I don’t think her video should’ve been censored. She has a right to her opinion and her particular brand of comedy, which people seem to appreciate. If we start censoring things left and right just because they leave a bad taste in the mouth, we run the risk of censorship becoming an acceptable method of coping.

Let’s be honest, it’s not like we’re that far from it to be setting even more precedents. Everyone views comedy differently and there is a chunk of the population who think what she said was hilarious, accurate, and inspiring.

I disagree.

I’ve been fat my entire life. I’m not entirely sure when or how, but somewhere along the way comfort food became an actual comfort for me. I remember one time, I must have been 8 or 9, a nurse told me that if I didn’t lose weight social services could take me away from my mom. Throughout the years people have told me how beautiful I’d be if I just lost some weight, how free I’d feel without all that fat anchoring me to the ground, how sick I’d be if I kept it up. All this to say, I’m not a stranger to Nicole Arbour’s kind of concern.

The thing is though, that concern only serves to remind you of everything you feel is wrong with you. There isn’t a fat person who hasn’t felt the shame of feeling trapped inside a body everyone goes out of their way to tell you is disproportionate. I’ve felt self conscious about my thighs in shorts and my stomach stretching my shirts for as long as I can remember. I’ve learned the tips and the tricks to camouflage, to hide, to make people think that there is less of you than there actually is. In the end though, you start to believe there is less of you, less to love, less to value.

It has taken me years to see beauty when I look in the mirror. To see someone who might be desirable. To look, really look, at myself and not feel ashamed at the stretch marks, at my arms that are bigger than some girls thighs. To stop hiding long enough to see how great my ass looks in a well fitted pair of jeans. How kickass I can look in knee high boots, draped in jewelry and sporting a crop top. To realize that I can be flexible and strong and fabulously fierce. I guess what I’m trying to say is…

Fuck You, Nicole Arbour.

Fuck you for painting over your prejudice and your cruelty with shades of health and concern. There are a whole bunch of reasons to lose weight, but none of them include being disgusting. It’s not that people can’t handle how much “truth” there is in your jokes, it’s that people can’t handle the amount of cruelty a person who claims to be smart is unaware of.

Depression and self loathing don’t understand comedy.

Concern never feels like shame, it never feels like making you want to crawl out of your skin. Concern feels like love and understanding. There were so many ways of starting a conversation, so many beautiful and thoughtful ways. So many ways to use your influence to truly make a change. The way Grace Helbig and Whitney Way Thore chose to do. Instead you decided to put down those you sought to help and made jokes at their expense making yourself into the victim.

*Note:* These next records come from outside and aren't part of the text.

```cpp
class DeviceScope {
 public:
  DeviceScope();
  explicit DeviceScope(cudaStream_t borrowed);
// ... 46 lines not shown
void db_allreduce_world(dirac_b200_problem *pr, void *dev, long long count);
int db_nccl_world();
void db_allreduce_stream(dirac_b200_allreduce_fn fn, void *user, void *dev, long long count,
                         cudaStream_t st);
int db_manifold_projectback(double *Y, int n, int Mt, int Nf, int Niter, const int *cr,
                            cudaStream_t st);void db_lm_set_aug(const double *y_dev, const double *bz_dev, const double *y_host,
                   const double *bz_host, double rho);
int db_overlap_available(const dirac_b200_problem *pr);
cudaStream_t db_comm_stream();
void db_allreduce_segments(dirac_b200_problem *pr, double **ptr, const long long *count, int nseg,
                           cudaStream_t st);
extern "C" {
void db_launch_residual_cost(const double2 *x, const double2 *pm, double2 *out, long long n4,
                             int out_mode, int cost_mode, double inv_nu, double *partials,
                             double *cost, unsigned int *counter, cudaStream_t st);
void db_launch_axpby(const double2 *x, double2 *y, long long n4, double a, double b,
                     cudaStream_t st);
void db_launch_cluster_rowmap(const double2 *coh_k, const double2 *in, const double2 *in2,
                              double2 *out, const unsigned char *flag, const double *pp,
                              const int *chunk_poff, int nchunk, const short2 *blpq, long long R,
                              int Nbase, int sign, double beta, cudaStream_t st);
}

struct BandView {
  const double2 *coh, *x;
  const unsigned char *flag;
  int nc;
};
struct BandDev {
  int N, Nbase, tilesz, M, Mt, maxnc, ntile;
// ... 24 lines not shown
```

### sagecal_b200/csrc/sage.cu

```cuda
#include <math.h>
#include <string.h>
#include <thread>
#include <vector>

#include "../../include/dirac_b200.h"
#include "problem.h"

void db_lm_chunk(dirac_b200_problem *pr, int k, int ck, double *pblk_dev, double2 *r, int itmax,
                 const double *opts, int linsolv, int os, int randomize, double *info,
                 bool hidden_ready);
void db_rlm_chunk(dirac_b200_problem *pr, int k, int ck, double *pblk_dev, double2 *r, int itmax,
                  int linsolv, int os, int randomize, double nulow, double nuhigh,
                  double *robust_nu, double *info, bool hidden_ready);
bool db_cluster_needs_rowmap(const dirac_b200_problem *pr, int k);
void db_cluster_hidden(dirac_b200_problem *pr, int k, double2 *r, int sign, double beta);
void db_lbfgs_fit(dirac_b200_problem *pr, double *p, int m, int itmax, int M, int robust,
                  double nu);
void db_lbfgs_fit_minibatch(dirac_b200_problem *pr, double *p, int m, int itmax, int M, double nu);
void db_rtr_chunk(dirac_b200_problem *pr, int k, int ck, double *pblk_dev, double2 *r, int kind,
                  int itmax_a, int itmax_b, double nulow, double nuhigh, double *robust_nu,
                  double *info, bool hidden_ready, const double *aug_y, const double *aug_bz,
                  double aug_rho);
#define SM_RTR_ADMM_ 7

static bool is_robust_mode(int solver_mode) {
  return solver_mode == SM_OSLM_OSRLM_RLBFGS || solver_mode == SM_RLM_RLBFGS ||
         solver_mode == SM_RTR_OSRLM_RLBFGS || solver_mode == SM_NSD_RLBFGS ||
         solver_mode == SM_RTR_ADMM_;
}

extern "C" int dirac_b200_sagefit(dirac_b200_problem *pr, double *pp, double *x_out,
                                  int max_emiter, int max_iter, int max_lbfgs, int lbfgs_m,
// ... 168 lines not shown
    if (total_err > 0.0)
      for (int cj = 0; cj < MG; cj++) nerr[cj] *= 1.0 / total_err;
    if (randomize) weighted_iter = !weighted_iter;
  }
  if (robust) {
    if (sharded) allreduce_host(robust_nuM.data(), MG);
    double s = 0.0;
    for (int cj = 0; cj < MG; cj++) s += fabs(robust_nuM[cj]);
    robust_nu0 = s / (double)MG;
    if (robust_nu0 < nulow) robust_nu0 = nulow;
    else if (robust_nu0 > nuhigh) robust_nu0 = nuhigh;
  }
  DB_CHECK(cudaMemcpyAsync(pp, d.pp, sizeof(double) * m, cudaMemcpyDeviceToHost, d.stream));
  db_stream_sync(d.stream);

  if (max_lbfgs > 0) {
    if (robust) {
      if (lbfgs_m > 0) {
        db_lbfgs_fit(pr, pp, m, max_lbfgs, lbfgs_m, 1, robust_nu0);
      } else if (lbfgs_m < 0) {
        db_lbfgs_fit_minibatch(pr, pp, m, max_lbfgs, -lbfgs_m, robust_nu0);
      }
    } else {
      db_lbfgs_fit(pr, pp, m, max_lbfgs, lbfgs_m, 0, 0.0);
    }
  }
  DB_CHECK(cudaMemcpyAsync(d.pp, pp, sizeof(double) * m, cudaMemcpyHostToDevice, d.stream));
  db_predict_dev(pr, d.pp, pr->res, 1, 1, 0.0, 0);
  *res_1 = sqrt(db_read_scalar(pr, 0)) / (double)n;
  if (x_out) db_download_vis(pr, pr->res, x_out);
  *mean_nu = robust_nu0;
  DB_CHECK(cudaGetLastError());
  return (*res_1 > *res_0) ? -1 : 0;
}

extern "C" int sagefit_visibilities(double *u, double *v, double *w, double *x, int N, int Nbase,
                                    int tilesz, baseline_t *barr, clus_source_t *carr,
                                    double *coh, int M, int Mt, double freq0, double fdelta,
                                    double *pp, double uvmin, int Nt, int max_emiter, int max_iter,
                                    int max_lbfgs, int lbfgs_m, int gpu_threads, int linsolv,
                                    int solver_mode, double nulow, double nuhigh, int randomize,
                                    double *mean_nu, double *res_0, double *res_1) {
  (void)u; (void)v; (void)w; (void)freq0; (void)fdelta; (void)uvmin; (void)Nt; (void)gpu_threads;
// ... 19 lines not shown
SAGEFIT_ALIAS(sagefit_visibilities_dual_pt_flt)
SAGEFIT_ALIAS(sagefit_visibilities_dual_pt)
SAGEFIT_ALIAS(sagefit_visibilities_dual_pt_one_gpu)

int db_bfgsfit_dev(dirac_b200_problem *pr, double *pp, int max_lbfgs, int lbfgs_m, int solver_mode,
                   double mean_nu, double *res_0, double *res_1, bool keep_residual) {
  DevProblem &d = pr->d;
  const int m = d.N * d.Mt * 8;
  const long long n = (long long)d.Nbase * d.tilesz * 8;
  DB_CHECK(cudaMemcpyAsync(d.pp, pp, sizeof(double) * m, cudaMemcpyHostToDevice, d.stream));
  db_predict_dev(pr, d.pp, nullptr, 0, 1, 0.0, 0);
  *res_0 = sqrt(db_read_scalar(pr, 0)) / (double)n;
  if (max_lbfgs > 0) {
    int M_ = lbfgs_m > 0 ? lbfgs_m : -lbfgs_m;
    if (is_robust_mode(solver_mode)) {
      db_lbfgs_fit(pr, pp, m, max_lbfgs, M_, 1, mean_nu);
    } else {
      db_lbfgs_fit(pr, pp, m, max_lbfgs, M_, 0, 0.0);
    }
  }
  DB_CHECK(cudaMemcpyAsync(d.pp, pp, sizeof(double) * m, cudaMemcpyHostToDevice, d.stream));
  db_predict_dev(pr, d.pp, keep_residual ? pr->res : nullptr, keep_residual ? 1 : 0, 1, 0.0, 0);
  *res_1 = sqrt(db_read_scalar(pr, 0)) / (double)n;
  return (*res_1 > *res_0) ? -1 : 0;
}

extern "C" int bfgsfit_visibilities(double *u, double *v, double *w, double *x, int N, int Nbase,
                                    int tilesz, baseline_t *barr, clus_source_t *carr,
                                    double *coh, int M, int Mt, double freq0, double fdelta,
                                    double *pp, double uvmin, int Nt, int max_lbfgs, int lbfgs_m,
                                    int gpu_threads, int solver_mode, double mean_nu,
                                    double *res_0, double *res_1) {
  (void)u; (void)v; (void)w; (void)freq0; (void)fdelta; (void)uvmin; (void)Nt; (void)gpu_threads;
// ... 78 lines not shown
```

Measured before the change: 6.816 billion.

## Fold line-search polynomial into setup kernel and reuse held residuals after LBFGS

The line-setup streaming kernel now accumulates the five line-search polynomial coefficients while it writes E0/E1/E2. A small finish kernel then reduces the per-block partials, so the separate pass that re-read all three arrays is no longer needed on the single-device path. The LBFGS stage can also start from the residual already held on the device instead of re-predicting it. After LBFGS, the final cost is taken as a sum of squares over the held residual rather than a full re-predict. This cuts memory passes and predict launches in the sagefit path, at the price of extra registers in the streaming kernel and an assumption that the held residual matches the final parameters.

New measurement: 7.071 billion (median of 6 runs). +3.7%, better.

```diff
diff --git a/sagecal_b200/csrc/internal.cuh b/sagecal_b200/csrc/internal.cuh
--- a/sagecal_b200/csrc/internal.cuh
+++ b/sagecal_b200/csrc/internal.cuh
@@ -241,6 +241,7 @@
   const short2 *blpq;
   double2 *out;
   double2 *E0, *E1, *E2;
+  double *poly_part;
   double *partials, *cost;
   unsigned int *counter;
   long long R;
@@ -279,7 +280,8 @@
 };
 
 enum { DB_OPT_CP_ROWS = 0, DB_OPT_LINE_DIRECT = 1, DB_OPT_OS_CONSISTENT = 2,
-       DB_OPT_RTR_NU_UNJOINED = 3, DB_OPT_ADMM_LM = 4, DB_OPT_COUNT = 8 };
+       DB_OPT_RTR_NU_UNJOINED = 3, DB_OPT_ADMM_LM = 4, DB_OPT_SWEEP_RESIDUAL = 5,
+       DB_OPT_COUNT = 8 };
 int db_opt(int id);
 int db_sm_count();
 static inline int db_cp_max_slices(int Nbase, int tilesz) {
@@ -331,7 +333,9 @@
 int db_band_nblocks(int Nbase, int tilesz, int nchan);
 void db_launch_band_tma(const StreamAllArgs *a, int nchan, cudaStream_t st);
 void db_launch_band_tma(const StreamAllArgs *a, int nchan, cudaStream_t st);
-void db_launch_line_setup_tma(const StreamAllArgs *a, cudaStream_t st);
+unsigned db_launch_line_setup_tma(const StreamAllArgs *a, cudaStream_t st);
+void db_launch_line_poly_finish(const double *part, unsigned nparts, double *partials, double *out,
+                                unsigned int *counter, cudaStream_t st);
 void db_line_setup_shape_reset();
 void db_line_setup_shape(int *shape);
 }
diff --git a/sagecal_b200/csrc/kernels_line.cu b/sagecal_b200/csrc/kernels_line.cu
--- a/sagecal_b200/csrc/kernels_line.cu
+++ b/sagecal_b200/csrc/kernels_line.cu
@@ -59,6 +59,37 @@
   grid_reduce_sum_l(s, partials, out, counter);
 }
 
+__device__ __forceinline__ void poly_grid_reduce(const double *c, double *partials, double *out,
+                                                 unsigned int *counter) {
+  __shared__ double ws[5][8];
+  __shared__ bool is_last;
+  const int lane = threadIdx.x & 31, w = threadIdx.x >> 5;
+#pragma unroll
+  for (int j = 0; j < 5; j++) {
+    const double v = warp_sum(c[j]);
+    if (lane == 0) ws[j][w] = v;
+  }
+  __syncthreads();
+  if (threadIdx.x < 5) {
+    double s = 0.0;
+    for (int i = 0; i < 8; i++) s += ws[threadIdx.x][i];
+    partials[(size_t)blockIdx.x * 5 + threadIdx.x] = s;
+  }
+  __threadfence();
+  __syncthreads();
+  if (threadIdx.x == 0) is_last = (atomicAdd(counter, 1u) == gridDim.x - 1);
+  __syncthreads();
+  if (is_last && threadIdx.x < 5) {
+    double s = 0.0;
+    for (unsigned int b = 0; b < gridDim.x; b++)
+      s += ((volatile double *)partials)[(size_t)b * 5 + threadIdx.x];
+    if (threadIdx.x == 1) s *= -2.0;
+    if (threadIdx.x == 3) s *= 2.0;
+    out[threadIdx.x] = s;
+    if (threadIdx.x == 0) *counter = 0;
+  }
+}
+
 __global__ void __launch_bounds__(256)
 k_line_poly(const double2 *__restrict__ E0, const double2 *__restrict__ E1,
             const double2 *__restrict__ E2, long long n4, double *partials, double *out,
@@ -74,33 +105,30 @@
     c[3] = fma(e1.x, e2.x, fma(e1.y, e2.y, c[3]));
     c[4] = fma(e2.x, e2.x, fma(e2.y, e2.y, c[4]));
   }
-  __shared__ double ws[5][8];
-  __shared__ bool is_last;
-  const int lane = threadIdx.x & 31, w = threadIdx.x >> 5;
-#pragma unroll
-  for (int j = 0; j < 5; j++) {
-    const double v = warp_sum(c[j]);
-    if (lane == 0) ws[j][w] = v;
-  }
-  __syncthreads();
-  if (threadIdx.x < 5) {
-    double s = 0.0;
-    for (int i = 0; i < 8; i++) s += ws[threadIdx.x][i];
-    partials[(size_t)blockIdx.x * 5 + threadIdx.x] = s;
-  }
-  __threadfence();
-  __syncthreads();
-  if (threadIdx.x == 0) is_last = (atomicAdd(counter, 1u) == gridDim.x - 1);
-  __syncthreads();
-  if (is_last && threadIdx.x < 5) {
-    double s = 0.0;
-    for (unsigned int b = 0; b < gridDim.x; b++)
-      s += ((volatile double *)partials)[(size_t)b * 5 + threadIdx.x];
-    if (threadIdx.x == 1) s *= -2.0;
-    if (threadIdx.x == 3) s *= 2.0;
-    out[threadIdx.x] = s;
-    if (threadIdx.x == 0) *counter = 0;
-  }
+  poly_grid_reduce(c, partials, out, counter);
+}
+
+__global__ void __launch_bounds__(256)
+k_line_poly_finish(const double *__restrict__ part, unsigned nparts, double *partials, double *out,
+                   unsigned int *counter) {
+  double c[5] = {0.0, 0.0, 0.0, 0.0, 0.0};
+  for (unsigned i = blockIdx.x * blockDim.x + threadIdx.x; i < nparts; i += gridDim.x * blockDim.x)
+#pragma unroll
+    for (int j = 0; j < 5; j++) c[j] += part[(size_t)j * nparts + i];
+  poly_grid_reduce(c, partials, out, counter);
+}
+
+__global__ void __launch_bounds__(256)
+k_sumsq(const double2 *__restrict__ v, long long n4, double *partials, double *out,
+        unsigned int *counter) {
+  double s = 0.0;
+  for (long long i = (long long)blockIdx.x * blockDim.x + threadIdx.x; i < n4;
+       i += (long long)gridDim.x * blockDim.x) {
+    const double2 e = v[i];
+    s = fma(e.x, e.x, s);
+    s = fma(e.y, e.y, s);
+  }
+  grid_reduce_sum_l(s, partials, out, counter);
 }
 
 __global__ void __launch_bounds__(256)
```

I’m not sure how many people will read this or how many people will care. However, if you’re reading know this. In the end, you’re the only person who can determine your value. I hope you decide you’re worth a thousand times your weight in gold. Worth more than numbers on a scale. Being fat should not keep you from believing in and loving yourself. It shouldn’t keep you from laughing at the things you do wrong, from feeling beautiful and attractive. I promise you can do anything. I also promise it will be hard, but that’s because everything in life is. You should wear what you want and say what you feel and act in the way that makes you the happiest.

After all…

Stay beautiful, readers. Until next time.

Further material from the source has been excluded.